De Tweede Kamer verzoekt de regering bij de uitwerking van de vermogensaanwasbelasting in kaart te brengen welke opties er zijn om liquiditeitsproblemen te voorkomen. Belastingheffing over de ongerealiseerde waardeontwikkeling kan leiden tot situaties waarin burgers niet over voldoende liquide middelen beschikken om de aanslag over de ongerealiseerde waardeontwikkeling te voldoen. Als oplossing wordt gedacht aan betalingsregelingen of de mogelijkheid tot verrekening over de jaren. Een motie van die strekking is op 7 juli 2022 aangenomen.
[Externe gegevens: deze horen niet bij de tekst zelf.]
static void gmres_begin(das_solver* s, das_ksp* k, const double* d_rhs, double* d_x, bool fixed) {
    need_init(s);
    DAS_CHECK(s->op || s->fwd.on, DAS_ERR_STATE, "initializedRdWTMatrixFree() must be called before solveLinearEqn()");
    gmres_ws(s, k);
    if (k->useBilu) bilu_clear_abort(k->bilu, s->stream);
    if (!k->run) k->run.reset(new GmresRun);
    GmresRun& G = *k->run;
    const int m = k->restart;
    G = GmresRun();
    G.m = m; G.fixed = fixed; G.d_rhs = d_rhs; G.d_x = d_x;
    G.maxIts = s->opt.geti("adjEqnOption.gmresMaxIters");
    G.rtol = s->opt.getd("adjEqnOption.gmresRelTol"); G.atol = s->opt.getd("adjEqnOption.gmresAbsTol");
    G.H.assign((size_t)(m + 1) * m, 0.0); G.cs.assign(m, 0.0); G.sn.assign(m, 0.0); G.g.assign(m + 1, 0.0);
    G.hh.assign(2 * (m + 2), 0.0); G.h2.assign(2 * (m + 2), 0.0); G.y.assign(m, 0.0);
    const std::string& orth = s->opt.gets("amd.gmresOrthogonalization");
    DAS_CHECK(orth == "dcgs2" || orth == "cgs", DAS_ERR_ARG, "amd.gmresOrthogonalization \"" + orth + "\" is not one of dcgs2 | cgs");
    G.dcgs2 = orth == "dcgs2" && s->opt.geti("adjEqnOption.useMGSO") == 0;
    if (G.dcgs2) { G.Hraw.assign((size_t)(m + 1) * m, 0.0); G.h1.assign(m + 2, 0.0); }
    k->nrefine = 0;
    k->hist.clear();
    k->cycleLens.clear();
    G.t0 = wall_seconds();
    gmres_true_residual(s, k, G, s->opt.geti("adjEqnOption.useNonZeroInitGuess") != 0);
    k->res0 = G.beta;
    k->hist.push_back(G.beta);
    G.target = std::max(G.rtol * G.beta, G.atol);
    G.recTarget = k->split ? 0.98 * G.target : (k->vf32 ? 0.5 * G.target : G.target);
}
static void gmres_cycle_start(das_solver* s, das_ksp* k) {
    GmresRun& G = *k->run;
    const long long n = s->n;
    DAS_CHECK(gmres_map_basis(s, k, 3), DAS_ERR_INTERNAL, "GMRES: no device memory for three Krylov vectors (" + k->V.workerError + ")");
    if (k->vf32) launch_scale_to(s->stream, n, 1.0 / G.beta, (const double*)k->r.p, basis_slot<float>(s, k, 0), (const float*)nullptr, basis_lo(s, k, 0));
    else launch_scale_to(s->stream, n, 1.0 / G.beta, (const double*)k->r.p, (double*)k->V.p, (const float*)nullptr, (float*)nullptr);
    std::fill(G.g.begin(), G.g.end(), 0.0);
    G.g[0] = G.beta;
    G.j = 0;
    G.pend = 0;
    G.open = true;
    G.earlyClose = false;
    G.betaStart = G.beta;
}
template <class VT>
static const double* basis_as_double(das_solver* s, das_ksp* k, long long j) {
    if (sizeof(VT) == sizeof(double)) return reinterpret_cast<const double*>(basis_slot<VT>(s, k, j));
    launch_scale_to(s->stream, s->n, 1.0, (const VT*)basis_slot<VT>(s, k, j), (double*)k->ustage.p, (const float*)basis_lo(s, k, j), (float*)nullptr);
    return k->ustage.p;
}
template <class VT>
static double gmres_iter_dcgs2(das_solver* s, das_ksp* k);
template <class VT>
static double gmres_iter_t(das_solver* s, das_ksp* k) {
    GmresRun& G = *k->run;
    if (G.dcgs2 && !G.safeOrth) return gmres_iter_dcgs2<VT>(s, k);
    const long long n = s->n;
    const int B = 256, m = G.m, j = G.j;
    hipStream_t st = s->stream;
    const bool alwaysRefine = s->opt.geti("amd.cgsAlwaysRefine") != 0;
    const bool mgs = s->opt.geti("adjEqnOption.useMGSO") != 0;
    std::vector<double>&H = G.H, &hh = G.hh, &h2 = G.h2, &cs = G.cs, &sn = G.sn, &g = G.g;
    VT* const Vb = basis_slot<VT>(s, k, 0);
    const long long ld = basis_ld(s, k);
    pc_apply_full(s, k, basis_as_double<VT>(s, k, j), k->z.p);
    apply_operator(s, k->z.p, k->w.p);
    double hn;
    std::fill(h2.begin(), h2.end(), 0.0);
    if (mgs) {
        double* hcol = k->hdev.p + (m + 2);
        for (int i = 0; i <= j; i++) {
            multidot_dev<VT>(s, k, Vb + (long long)i * ld, 1, k->w.p, k->hdev.p);
            DAS_HIP(hipMemcpyAsync(hcol + i, k->hdev.p, sizeof(double), hipMemcpyDeviceToDevice, st));
            launch_multiaxpy(st, n, 1, (const VT*)(Vb + (long long)i * ld), ld, (const double*)k->hdev.p, (double*)k->w.p, (const float*)basis_lo(s, k, i));
        }
        multidot_dev<VT>(s, k, Vb, 0, k->w.p, k->hdev.p);
        DAS_HIP(hipMemcpyAsync(hcol + j + 1, k->hdev.p, sizeof(double), hipMemcpyDeviceToDevice, st));
        DAS_HIP(hipMemcpyAsync(hh.data(), hcol, (j + 2) * sizeof(double), hipMemcpyDeviceToHost, st));
        DAS_HIP(hipStreamSynchronize(st));
        hn = std::sqrt(std::max(hh[j + 1], 0.0));
    } else {
        multidot<VT>(s, k, j + 1, k->w.p, hh.data());
        launch_multiaxpy(st, n, j + 1, (const VT*)Vb, ld, (const double*)k->hdev.p, (double*)k->w.p, (const float*)basis_lo(s, k, 0));
        double hsq = 0.0;
        for (int i = 0; i <= j; i++) hsq += hh[i] * hh[i];
        const double ww = hh[j + 1];
        const double est = ww - hsq;
        if (alwaysRefine || !(est > hsq) || !(est > 0.0)) {
            multidot<VT>(s, k, j + 1, k->w.p, h2.data());
            launch_multiaxpy(st, n, j + 1, (const VT*)Vb, ld, (const double*)k->hdev.p, (double*)k->w.p, (const float*)basis_lo(s, k, 0));
            double hn2;
            multidot<VT>(s, k, 0, k->w.p, &hn2);
            hn = std::sqrt(std::max(hn2, 0.0));
            k->nrefine++;
        } else {
            hn = std::sqrt(est);
        }
    }
    if (!mgs && !(hn > GMRES_BREAKDOWN_TOL * std::sqrt(std::max(hh[j + 1], 0.0)))) { hn = 0.0; G.nBreakdown++; }
    for (int i = 0; i <= j; i++) H[(size_t)i * m + j] = hh[i] + h2[i];
    H[(size_t)(j + 1) * m + j] = hn;
    if (hn > 0.0) launch_scale_to(st, n, 1.0 / hn, (const double*)k->w.p, Vb + (long long)(j + 1) * ld, (const float*)nullptr, basis_lo(s, k, j + 1));
    for (int i = 0; i < j; i++) {
        double a = H[(size_t)i * m + j], b2 = H[(size_t)(i + 1) * m + j];
        H[(size_t)i * m + j] = cs[i] * a + sn[i] * b2;
        H[(size_t)(i + 1) * m + j] = -sn[i] * a + cs[i] * b2;
    }
    double a = H[(size_t)j * m + j], b2 = H[(size_t)(j + 1) * m + j];
    double d = std::hypot(a, b2);
    cs[j] = d > 0 ? a / d : 1.0;
    sn[j] = d > 0 ? b2 / d : 0.0;
    H[(size_t)j * m + j] = d;
    H[(size_t)(j + 1) * m + j] = 0.0;
    g[j + 1] = -sn[j] * g[j];
    g[j] = cs[j] * g[j];
    G.its++;
    G.j++;
    const double res = std::fabs(g[G.j]);
    k->hist.push_back(res);
    if (hn == 0.0) { G.j = -G.j; G.earlyClose = true; }
    return res;
}
static double gmres_iter(das_solver* s, das_ksp* k) { return k->vf32 ? gmres_iter_t<float>(s, k) : gmres_iter_t<double>(s, k); }
static double gmres_rotate_column(GmresRun& G, int col) {
    const int m = G.m;
    std::vector<double>&H = G.H, &cs = G.cs, &sn = G.sn, &g = G.g;
    for (int i = 0; i < col; i++) {
        const double a = H[(size_t)i * m + col], b2 = H[(size_t)(i + 1) * m + col];
        H[(size_t)i * m + col] = cs[i] * a + sn[i] * b2;
        H[(size_t)(i + 1) * m + col] = -sn[i] * a + cs[i] * b2;
    }
    const double a = H[(size_t)col * m + col], b2 = H[(size_t)(col + 1) * m + col];
    const double d = std::hypot(a, b2);
    cs[col] = d > 0 ? a / d : 1.0;
    sn[col] = d > 0 ? b2 / d : 0.0;
    H[(size_t)col * m + col] = d;
    H[(size_t)(col + 1) * m + col] = 0.0;
    g[col + 1] = -sn[col] * g[col];
    g[col] = cs[col] * g[col];
    return std::fabs(g[col + 1]);
}
template <class VT>
static double gmres_iter_dcgs2(das_solver* s, das_ksp* k) {
    GmresRun& G = *k->run;
    const long long n = s->n;
    const int m = G.m, j = G.pend;
    hipStream_t st = s->stream;
    VT* const Vb = basis_slot<VT>(s, k, 0);
    const long long ld = basis_ld(s, k);
    VT* u = Vb + (long long)j * ld;
    pc_apply_full(s, k, basis_as_double<VT>(s, k, j), k->z.p);
    apply_operator(s, k->z.p, k->w.p);
    const int K = j + 1;
    launch_multidot2<VT>(st, n, K, (const VT*)Vb, ld, (const VT*)u, (const double*)k->w.p, k->partial.p, k->hdev.p);
    rank_allreduce(s, k->hdev.p, 2 * K, st);
    std::vector<double>& o = G.hh;
    DAS_HIP(hipMemcpyAsync(o.data(), k->hdev.p, 2 * K * sizeof(double), hipMemcpyDeviceToHost, st));
    DAS_HIP(hipStreamSynchronize(st));
    const double* sv = o.data();
    const double* tv = o.data() + K;
    const double uu = sv[j], uv = tv[j];
    double ss = 0.0, stt = 0.0;
    for (int i = 0; i < j; i++) { ss += sv[i] * sv[i]; stt += sv[i] * tv[i]; }
    double al2 = uu - ss, num = uv - stt;
    double normBq2 = uu;
    for (int i = 0; i < j; i++) normBq2 += G.h1[i] * G.h1[i];
    bool explicitProj = false;
    if (j > 0 && !(ss <= 1e-2 * uu)) {
        if (gmres_trace()) fprintf(stderr, "[dafoam_amd] dcgs2 step %d: s.s / u.u = %.3e > 1e-2: explicit projection, cycle closes\n", j, ss / uu);
        double* dsc = k->hdev.p + 2 * (m + 3);
        DAS_HIP(hipMemcpyAsync(dsc, sv, j * sizeof(double), hipMemcpyHostToDevice, st));
        if (k->split) {
            const double* ud = basis_as_double<VT>(s, k, j);
            launch_multiaxpy(st, n, j, (const VT*)Vb, ld, (const double*)dsc, const_cast<double*>(ud), (const float*)basis_lo(s, k, 0));
            launch_scale_to(st, n, 1.0, ud, u, (const float*)nullptr, basis_lo(s, k, j));
        } else {
            launch_multiaxpy(st, n, j, (const VT*)Vb, ld, (const double*)dsc, u, (const float*)nullptr);
        }
        launch_multidot2<VT>(st, n, 1, (const VT*)u, ld, (const VT*)u, (const double*)k->w.p, k->partial.p, k->hdev.p);
        rank_allreduce(s, k->hdev.p, 2, st);
        double cc[2] = {0.0, 0.0};
        DAS_HIP(hipMemcpyAsync(cc, k->hdev.p, 2 * sizeof(double), hipMemcpyDeviceToHost, st));
        DAS_HIP(hipStreamSynchronize(st));
        al2 = cc[0]; num = cc[1];
        explicitProj = true;
        k->nrefine++;
    }
    const bool breakdown = !(al2 > GMRES_BREAKDOWN_TOL * GMRES_BREAKDOWN_TOL * normBq2);
    const double al = breakdown ? 0.0 : std::sqrt(al2);
    double res = k->hist.back();
    if (j == 0) {
        DAS_CHECK(!breakdown, DAS_ERR_INTERNAL, "GMRES: the start vector of an Arnoldi cycle is not finite (preconditioner or operator returned NaN)");
        G.g[0] = G.beta * al;
    } else {
        const int col = j - 1;
        for (int i = 0; i < j; i++) G.Hraw[(size_t)i * m + col] = G.H[(size_t)i * m + col] = G.h1[i] + (breakdown ? 0.0 : sv[i]);
        G.Hraw[(size_t)j * m + col] = G.H[(size_t)j * m + col] = al;
        res = gmres_rotate_column(G, col);
        G.its++;
        G.j = j;
        k->hist.push_back(res);
        if (breakdown || explicitProj) {
            if (breakdown) G.nBreakdown++; else G.safeOrth = true;
            G.j = -G.j; G.earlyClose = true;
            return res;
        }
        const bool stop = !G.fixed && (res <= G.recTarget || G.its >= G.maxIts);
        if (stop || G.j >= m) return res;
    }
    const double gam = num / al2;
    std::vector<double>& co = G.h2;
    for (int i = 0; i < j; i++) { co[i] = sv[i]; co[j + i] = tv[i] - gam * sv[i]; }
    double* dco = k->hdev.p + 2 * (m + 3);
    if (j > 0) DAS_HIP(hipMemcpyAsync(dco, co.data(), 2 * j * sizeof(double), hipMemcpyHostToDevice, st));
    launch_dcgs2_update<DCGS2_UNROLL, DCGS2_RPT, VT>(st, n, j, Vb, ld, (const double*)dco, gam, 1.0 / al, (const double*)k->w.p, basis_lo(s, k, 0));
    for (int i = 0; i < j; i++) {
        double a = tv[i];
        for (int q = std::max(0, i - 1); q < j; q++) a -= G.Hraw[(size_t)i * m + q] * sv[q];
        G.h1[i] = a / al;
    }
    G.h1[j] = gam - (j > 0 ? sv[j - 1] : 0.0);
    G.pend = j + 1;
    return res;
}
template <class VT>
static void gmres_cycle_end_t(das_solver* s, das_ksp* k) {
    GmresRun& G = *k->run;
    const long long n = s->n;
    const int B = 256, m = G.m, j = std::abs(G.j);
    hipStream_t st = s->stream;
    for (int i = j - 1; i >= 0; i--) {
        double sacc = G.g[i];
        for (int q = i + 1; q < j; q++) sacc -= G.H[(size_t)i * m + q] * G.y[q];
        G.y[i] = sacc / G.H[(size_t)i * m + i];
    }
    DAS_HIP(hipMemcpyAsync(k->hdev.p, G.y.data(), j * sizeof(double), hipMemcpyHostToDevice, st));
    launch_lincomb(st, n, j, (const VT*)basis_slot<VT>(s, k, 0), basis_ld(s, k), (const double*)k->hdev.p, (double*)k->w.p, (const float*)basis_lo(s, k, 0));
    pc_apply_full(s, k, k->w.p, k->z.p);
    hipLaunchKernelGGL(k_axpby, dim3(nblk(n, B)), dim3(B), 0, st, n, 1.0, k->z.p, 1.0, G.d_x);
    const double recRes = k->hist.back();
    gmres_true_residual(s, k, G, true);
    k->hist.back() = G.beta;
    k->cycleLens.push_back(j);
    G.open = false;
    if (gmres_trace()) {
        double ymax = 0.0;
        for (int i = 0; i < j; i++) ymax = std::max(ymax, std::fabs(G.y[i]));
        fprintf(stderr, "[dafoam_amd] GMRES cycle closed after %d columns (its %lld): recurrence |r| %.6e, true |r| %.6e (|r0| %.3e), max |y| %.3e, explicit projections %d, basis %s%s\n",
                j, G.its, recRes, G.beta, k->res0, ymax, k->nrefine, k->split ? "split" : (k->vf32 ? "fp32" : "fp64"), G.safeOrth ? ", two-pass scheme from here" : "");
    }
}
static void gmres_cycle_end(das_solver* s, das_ksp* k) {
    if (k->vf32) gmres_cycle_end_t<float>(s, k); else gmres_cycle_end_t<double>(s, k);
}
static bool gmres_over(const GmresRun& G) { return !G.fixed && !G.open && (G.beta <= G.target || G.its >= G.maxIts || G.stalled); }
static bool gmres_advance(das_solver* s, das_ksp* k, long long nsteps) {
    GmresRun& G = *k->run;
    for (long long t = 0; t < nsteps; t++) {
        if (gmres_over(G)) return true;
        if (G.beta == 0.0) return true;
        if (!G.open) gmres_cycle_start(s, k);
        const long long wantSlots = std::min<long long>(((G.dcgs2 && !G.safeOrth) ? G.pend : G.j) + 3, (long long)G.m + 2);
        if (!gmres_map_basis(s, k, wantSlots)) {
            if (k->V.workerError.empty())
                k->V.workerError = "request for " + std::to_string(wantSlots) + " basis vectors beyond the reserved range of " + std::to_string(k->V.n / (size_t)std::max<long long>(1, s->n)) + " (internal)";
            DAS_CHECK(G.j >= 1, DAS_ERR_INTERNAL, "GMRES: the Krylov basis cannot grow beyond its first vectors (" + k->V.workerError + ")");
            if (!G.memWarned) fprintf(stderr, "[dafoam_amd] GMRES restarts after %d vectors: %s\n", G.j, k->V.workerError.c_str());
            G.memWarned = true;
            gmres_cycle_end(s, k);
            t--;
            continue;
        }
        const double res = gmres_iter(s, k);
        const bool stop = !G.fixed && (res <= G.recTarget || G.its >= G.maxIts);
        if (G.j < 0 || G.j >= G.m || stop) {
            const bool judged = G.earlyClose || (res <= G.recTarget && G.its < G.maxIts);
            gmres_cycle_end(s, k);
            if (!G.fixed && judged && G.beta > G.target) {
                if (G.beta < 0.5 * G.betaStart) G.nonImproving = 0;
                else if (++G.nonImproving >= 2) G.stalled = true;
            }
        }
    }
    return gmres_over(G);
}
static int gmres_end(das_solver* s, das_ksp* k) {
    GmresRun& G = *k->run;
    if (G.open) gmres_cycle_end(s, k);
    DAS_HIP(hipStreamSynchronize(s->stream));
    if (k->useBilu) DAS_CHECK(!bilu_aborted(k->bilu, s->stream), DAS_ERR_INTERNAL, "preconditioner sweep timed out (bounded spin)");
    k->iters = (int)G.its;
    k->nBreakdown = G.nBreakdown;
    k->res = k->hist.back();
    k->reason = G.beta <= G.target ? 0 : (G.stalled ? 2 : 1);
    k->seconds = wall_seconds() - G.t0;
    double absRatio = k->res / G.atol;
    double relRatio = k->res0 > 0 ? k->res / k->res0 / G.rtol : 0.0;
    double diff = s->opt.getd("adjEqnOption.gmresTolDiff");
// ... 2251 lines not shown
    DAS_CATCH
}
int das_drdwt_mult_device(das_solver_t* s, const double* d_x, double* d_y) {
    DAS_TRY
    need_init(s);
    DAS_CHECK(s->op, DAS_ERR_STATE, "initializedRdWTMatrixFree() has not been called");
    spmv(s, s->op->m, d_x, d_y);
    return DAS_OK;
    DAS_CATCH
}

In de andere aangenomen moties wordt de regering verzocht:
om de Kamer in het najaar 2022 te informeren over mogelijke alternatieven om ook het rendement op vastgoed direct mee te nemen bij de start van het nieuwe stelsel en er in ieder geval voor te zorgen dat de belasting op deze categorie vermogen niet lager wordt dan die op andere categorieën van vermogen;
bij de verdere uitwerking van de vermogensbelasting op basis van werkelijk rendement zo snel als mogelijk uit te gaan van de werkelijke waarde van vastgoed, bijvoorbeeld door gebruik te maken van de beschikbare WOZ-waarde;
bij de vormgeving van het nieuwe box 3-stelsel rekening te houden met de doelstellingen van schuldhulpverlening en te voorkomen dat mensen worden geconfronteerd met hoge belastingschulden;
in kaart te brengen hoe verschillende vormen van vermogen (box 2, box 3, vermogen in vastgoed via verschillende buitenlandse constructies en andere relevante constructies) belast worden en voor het eind van het jaar mogelijkheden in kaart te brengen om in het huidige stelsel arbitragemogelijkheden te verkleinen en voorstellen in kaart te brengen om in het toekomstige stelsel mogelijkheden tot arbitrage te verkleinen.
Wetsartikelen:
Wet inkomstenbelasting 2001 5.2
[Nieuwsbron] [Nieuwsbron] [Nieuwsbron] [Nieuwsbron] [Nieuwsbron]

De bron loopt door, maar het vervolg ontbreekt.